Neutralization: Antibodies block the activity of toxins or prevent pathogens from attaching to host cells.
Opsonization: IgG antibodies enhance phagocytosis by marking pathogens for ingestion.
Agglutination: Antibodies cause pathogens to clump together, facilitating removal.
Antibody-Dependent Cellular Cytotoxicity (ADCC): Antibodies recruit natural killer (NK) cells to destroy target cells.

Classes of Antibodies
There are five main classes of antibodies, each with distinct roles in the immune response.

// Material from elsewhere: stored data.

diff --git a/rspnet_amd/csrc/conv_stem.h b/rspnet_amd/csrc/conv_stem.h
--- a/rspnet_amd/csrc/conv_stem.h
+++ b/rspnet_amd/csrc/conv_stem.h
@@ -9,6 +9,9 @@
 int rsp_stem_fwd(const rsp_conv3d_desc* d, const float* x, const float* w_packed, const float* bias, float* y,
                  float* stat_partials, hipStream_t s);
 const char* rsp_stem_kernel_name(const rsp_conv3d_desc* d);
+bool rsp_stem_pooled_applicable(const rsp_conv3d_desc* d);
+int rsp_stem_pooled_fwd(const rsp_conv3d_desc* d, const float* x, const float* w_packed, const float* bias, float* y_max, float* y_min,
+                        float* stat_partials, hipStream_t s);
 void rsp_stem_note_packed(const void* w_packed, bool three_channels);
 void rsp_stem_forget_packed(const void* w_packed);
 const char* rsp_wgrad_kernel_name(const rsp_conv3d_desc* d);
diff --git a/rspnet_amd/csrc/conv_stem.hip b/rspnet_amd/csrc/conv_stem.hip
--- a/rspnet_amd/csrc/conv_stem.hip
+++ b/rspnet_amd/csrc/conv_stem.hip
@@ -22,6 +22,9 @@
   int tiles_h, tiles_w, tiles;
   unsigned x_bytes, w_bytes;
   int wide;
+  float* __restrict__ ymax;
+  float* __restrict__ ymin;
+  int pool_ld;
 };
 
 struct StemBias {
@@ -61,6 +64,38 @@
         const long long addr = rowaddr[wave * 32 + 16 * r + rl];
         if (addr >= 0 && col < p.Cout) *reinterpret_cast<floatx4*>(p.y + addr + col) = v + b.w[j];
       }
+    }
+  }
+}
+
+__device__ __forceinline__ void stem_store_pooled(const StemParams& p, const floatx16 (&acc)[2], float* stage ,
+                                                  int n, int to, int h0, int w0, int wave, int lane, const StemBias& b) {
+  const int l32 = lane & 31, h = lane >> 5;
+  const int q = lane & 15, kr = lane >> 4;
+  long long addr[2];
+#pragma unroll
+  for (int i = 0; i < 2; ++i) {
+    const int ho = h0 + 2 * wave, wo = w0 + 2 * (kr + 4 * i);
+    addr[i] = (ho < p.Ho && wo < p.Wo && 4 * q < p.Cout)
+                  ? ((((long long)n * p.Do + to) * (p.Ho >> 1) + (ho >> 1)) * (p.Wo >> 1) + (wo >> 1)) * p.pool_ld + 4 * q
+                  : -1;
+  }
+#pragma unroll
+  for (int o = 0; o < 2; ++o) {
+#pragma unroll
+    for (int j = 0; j < 2; ++j)
+#pragma unroll
+      for (int e0 = 0; e0 < 8; e0 += 2) {
+        const float v0 = acc[j][e0] + b.n[j], v1 = acc[j][e0 + 1] + b.n[j], v2 = acc[j][e0 + 8] + b.n[j], v3 = acc[j][e0 + 9] + b.n[j];
+        const float r = o == 0 ? __builtin_elementwise_maximum(__builtin_elementwise_maximum(v0, v1), __builtin_elementwise_maximum(v2, v3))
+                               : __builtin_elementwise_minimum(__builtin_elementwise_minimum(v0, v1), __builtin_elementwise_minimum(v2, v3));
+        stage[((e0 >> 2) * 4 + h * 2 + ((e0 & 3) >> 1)) * 64 + 32 * j + l32] = r;
+      }
+    float* dst = o == 0 ? p.ymax : p.ymin;
+#pragma unroll
+    for (int i = 0; i < 2; ++i) {
+      const floatx4 v = *reinterpret_cast<const floatx4*>(stage + (kr + 4 * i) * 64 + 4 * q);
+      if (addr[i] >= 0) *reinterpret_cast<floatx4*>(dst + addr[i]) = v;
     }
   }
 }
@@ -242,7 +277,7 @@
   }
 }
 
-template <int G, bool WIDE, int NS>
+template <int G, bool WIDE, int NS, bool POOL = false>
 __global__ __launch_bounds__(256, 2) void stem_resident_kernel(const StemParams p) {
   constexpr int TCH = 2 * G;
   constexpr int BU = TCH * 64;
@@ -370,6 +405,7 @@
     }
     __syncthreads();
     if (WIDE) stem_store_wide(p, acc, halo + cur * hsz + wave * 512, rowaddr, wave, lane, bias);
+    if (POOL) stem_store_pooled(p, acc, halo + cur * hsz + wave * 512, n, to, hb * TH, wb * TW, wave, lane, bias);
 #pragma unroll
     for (int j = 0; j < 2; ++j) {
       const int col = 32 * j + l32;
@@ -379,7 +415,7 @@
       for (int e = 0; e < 16; ++e) {
         const long long addr = rowaddr[wave * 32 + (e >> 2) * 8 + h * 4 + (e & 3)];
         const float v = addr >= 0 ? acc[j][e] : 0.f;
-        if (!WIDE && addr >= 0 && col < p.Cout) p.y[addr + col] = v + bv;
+        if (!WIDE && !POOL && addr >= 0 && col < p.Cout) p.y[addr + col] = v + bv;
         s += v;
         ss = fmaf(v, v, ss);
       }
@@ -563,14 +599,11 @@
   return rsp_check_launch("stem_pack_kernel");
 }
 
-int rsp_stem_fwd(const rsp_conv3d_desc* d, const float* x, const float* w_packed, const float* bias, float* y,
-                 float* stat_partials, hipStream_t s) {
-  const StemPlan pl = stem_plan(d);
-  RSP_REQUIRE(pl.ok, "rsp_stem_fwd: descriptor not on the stem path");
-  RSP_REQUIRE(rsp_aligned16(x) && rsp_aligned16(w_packed), "rsp_conv3d_fwd: 4-channel input and packed weight must be 16-byte aligned");
+static StemParams stem_params(const rsp_conv3d_desc* d, const StemPlan& pl, const float* x, const float* w_packed, const float* bias,
+                              float* stat_partials) {
   StemParams p;
   memset(&p, 0, sizeof p);
-  p.x = x; p.w = w_packed; p.bias = bias; p.y = y; p.stat = stat_partials;
+  p.x = x; p.w = w_packed; p.bias = bias; p.stat = stat_partials;
   p.N = d->N; p.Di = d->Di; p.Hi = d->Hi; p.Wi = d->Wi; p.Do = d->Do; p.Ho = d->Ho; p.Wo = d->Wo;
   p.kT = d->kT; p.kH = d->kH; p.kW = d->kW; p.sT = d->sT; p.sH = d->sH; p.sW = d->sW;
   p.pT = d->pT; p.pH = d->pH; p.pW = d->pW;
@@ -580,9 +613,19 @@
   p.npix = pl.npix; p.npix_r = pl.npix_r; p.FR = pl.FR;
   p.ntaps = d->kT * d->kH * d->kW; p.nchunks = pl.nchunks;
   p.tiles_h = pl.tiles_h; p.tiles_w = pl.tiles_w; p.tiles = (int)pl.tiles;
-  p.wide = pl.wide_ok && rsp_aligned16(y) && (!bias || rsp_aligned16(bias));
   p.x_bytes = (unsigned)((unsigned long long)d->N * d->Di * d->Hi * d->Wi * 16ull);
   p.w_bytes = (unsigned)((size_t)pl.nchunks * pl.TCH * 1024);
+  return p;
+}
+
+int rsp_stem_fwd(const rsp_conv3d_desc* d, const float* x, const float* w_packed, const float* bias, float* y,
+                 float* stat_partials, hipStream_t s) {
+  const StemPlan pl = stem_plan(d);
+  RSP_REQUIRE(pl.ok, "rsp_stem_fwd: descriptor not on the stem path");
+  RSP_REQUIRE(rsp_aligned16(x) && rsp_aligned16(w_packed), "rsp_conv3d_fwd: 4-channel input and packed weight must be 16-byte aligned");
+  StemParams p = stem_params(d, pl, x, w_packed, bias, stat_partials);
+  p.y = y;
+  p.wide = pl.wide_ok && rsp_aligned16(y) && (!bias || rsp_aligned16(bias));
   if (stem_three_channels(w_packed)) {
     switch (pl.G) {
       case 8: return launch_stem<8, 3>(p, pl, s);
@@ -596,3 +639,38 @@
     default: return launch_stem<5, 4>(p, pl, s);
   }
 }
+
+static bool stem_pooled_ok(const rsp_conv3d_desc* d, const StemPlan& pl) {
+  return pl.ok && pl.resident && pl.wide_ok && pl.tw_shift == 4 && d->Ho % 2 == 0 && d->Wo % 2 == 0 && d->Cout % 4 == 0;
+}
+
+template <int G, int NS>
+static int launch_stem_pooled(const StemParams& p, const StemPlan& pl, hipStream_t s) {
+  long long per_cu = (160 * 1024) / (long long)pl.lds;
+  per_cu = per_cu > 3 ? 3 : per_cu;
+  const long long grid = pl.tiles < 256 * per_cu ? pl.tiles : 256 * per_cu;
+  return rsp_launch_lds<stem_resident_kernel<G, false, NS, true>>(dim3((unsigned)grid), pl.lds, 80 * 1024, s, std::tie(p),
+                                                                  "stem_resident_kernel<%d, false, %d, true>", G, NS);
+}
+
+bool rsp_stem_pooled_applicable(const rsp_conv3d_desc* d) { return stem_pooled_ok(d, stem_plan(d)); }
+
+int rsp_stem_pooled_fwd(const rsp_conv3d_desc* d, const float* x, const float* w_packed, const float* bias, float* y_max, float* y_min,
+                        float* stat_partials, hipStream_t stream) {
+  const StemPlan pl = stem_plan(d);
+  RSP_REQUIRE(stem_pooled_ok(d, pl), "rsp_conv3d_stem_pooled_fwd: descriptor not covered (rsp_conv3d_stem_pooled_applicable)");
+  RSP_REQUIRE(rsp_aligned16(x) && rsp_aligned16(w_packed) && rsp_aligned16(y_max) && rsp_aligned16(y_min),
+              "rsp_conv3d_stem_pooled_fwd: input, packed weight and both outputs must be 16-byte aligned");
+  StemParams p = stem_params(d, pl, x, w_packed, bias, stat_partials);
+  p.ymax = y_max; p.ymin = y_min; p.pool_ld = d->Cout;
+  if (stem_three_channels(w_packed)) {
+    switch (pl.G) {
+      case 7: return launch_stem_pooled<7, 3>(p, pl, stream);
+      default: return launch_stem_pooled<5, 3>(p, pl, stream);
+    }
+  }
+  switch (pl.G) {
+    case 7: return launch_stem_pooled<7, 4>(p, pl, stream);
+    default: return launch_stem_pooled<5, 4>(p, pl, stream);
+  }
+}
diff --git a/rspnet_amd/engine.py b/rspnet_amd/engine.py
--- a/rspnet_amd/engine.py
+++ b/rspnet_amd/engine.py
@@ -88,6 +88,7 @@
     res: Optional[torch.Tensor] = None
     eval_mode: bool = False
     gate: Optional["_SavedGate"] = None
+    y_sel: Optional[torch.Tensor] = None
 
 
 _SavedVStem = NamedTuple("_SavedVStem", [("x_e", torch.Tensor), ("x_o", torch.Tensor), ("y", torch.Tensor), ("mi", torch.Tensor),
@@ -186,6 +187,8 @@
 
 INPUT_CHANNEL_PAD = 4
 GATE_BWD_FUSED = not os.environ.get("RSP_NO_GATE_BWD_FUSION")
+STEM_POOLED = not os.environ.get("RSP_NO_STEM_POOLED")
+BN_BWD_SEL = not os.environ.get("RSP_NO_BN_BWD_SEL")
 
 
 class VirtualStem:
@@ -445,6 +448,7 @@
         self.pool_fusion = _pool_fusion(plan)
         self.gate_fusion = _gate_fusion(plan) if training else {}
         self.skipped = set()
+        self.y_sel = None
 
     def finalize(self, bn, stats, rows, bias_d):
         bso = self.deferred.get(id(bn)) if self.deferred is not None else None
@@ -454,7 +458,7 @@
         return self.be.bn_finalize(stats, rows, bias_d, bn.weight.data, bn.bias.data, float(bn.eps), float(bn.momentum),
                                    bn.running_mean, bn.running_var)
 
-    def bn_apply(self, node, y, ss, C, dims, xin, key=None):
+    def bn_apply(self, node, y, ss, C, dims, xin, key=None, sel=False):
         be, slots = self.be, self.slots
         pk, ps = node.pool if node.pool else ((1, 1, 1), (1, 1, 1))
         pg = PoolGeom(*dims, C, pk, ps, (0, 0, 0))
@@ -477,6 +481,12 @@
         if out is not None:
             be.bn_act_pool_fwd(pg, y, ss, res, node.relu, out=out)
         else:
+            if (sel and self.keep and self.training and BN_BWD_SEL and node.pool and res is None and pi is None
+                    and hasattr(be, "bn_act_pool_sel_fwd")):
+                got = be.bn_act_pool_sel_fwd(pg, y, ss, node.relu)
+                if got is not None:
+                    slots[node.dst], self.y_sel = got
+                    return pg, res
             slots[node.dst] = be.bn_act_pool_fwd(pg, y, ss, res, node.relu)
         return pg, res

The class involved depends on the type of antigen, the portal of entry, and the required immune function.
IgM: First antibody produced; effective in complement activation and agglutination.
IgG: Most common and longest-lasting antibody in the blood; provides the majority of antibody-based immunity.
IgA: Associated with mucosal surfaces and bodily secretions (e.g., saliva, tears, breast milk).
IgE: Involved in responses to parasitic infections and allergic reactions.
IgD: Function not fully understood; found on B cell surfaces.
Class | Structure | Functions | Locations |
|---|---|---|---|
IgM | Pentamer | Complement activation, agglutination, first antibody produced | Blood, B cell surface |
IgG | Monomer | Most abundant, crosses placenta, opsonization, neutralization | Blood, extracellular fluid |
IgA | Dimer (secretory) | Secretions, mucosal immunity | Secretions (saliva, tears, mucus) |
IgE | Monomer | Allergic reactions, defense against parasites | Bound to mast cells, basophils |
IgD | Monomer | Unclear, B cell receptor | B cell surface |

Clonal Deletion of B Cells
Clonal deletion is a process that ensures self-tolerance by eliminating or inactivating B cells that react against self-antigens. This process occurs in the bone marrow and is similar to the deletion of self-reactive T cells. Some self-reactive B cells may become inactive (anergic) or alter their BCRs instead of undergoing apoptosis.
Location: Bone marrow.
Outcome: Apoptosis, anergy, or receptor editing for self-reactive B cells.

Immune Response Cytokines
Cytokines are soluble regulatory proteins that serve as intercellular signals in the immune system. They are secreted by various leukocytes and form a complex network of communication among immune cells. Different types of cytokines have specialized roles:
Interleukins (ILs): Mediate communication between leukocytes.
Interferons (IFNs): Antiviral proteins that can also act as cytokines.
Growth Factors: Stimulate stem cell division and differentiation.
Tumor Necrosis Factor (TNF): Regulates immune responses, inflammation, and can induce apoptosis in tumor cells.
Chemokines: Direct the movement of immune cells (chemotaxis).
Representative Cytokines and Their Actions
Cytokine | Source | Target | Action |
|---|---|---|---|
Interleukin 2 (IL-2) | Th1 cell, Tc cell | Tc cell | Cloning of Tc cell |
Interleukin 4 (IL-4) | Th2 cell | B cell | B cell differentiates into plasma cell |
Interleukin 12 (IL-12) | Dendritic cell | Th cell | Th cell differentiates into Th1 cell |
Gamma interferon (IFN-γ) | Th1 cell | Macrophage | Increases phagocytosis |
Tumor necrosis factor (TNF) | Macrophages, T cells | Body tissues | Triggers inflammation or apoptosis |
Key Concepts Review
The antibody-binding site of an antibody is made up of: The variable regions of both the heavy and light chains.
The most prevalent antibody class in the blood is: IgG.
A single B lymphocyte can recognize multiple antigenic determinants: False. Each B lymphocyte recognizes only one antigenic determinant (epitope).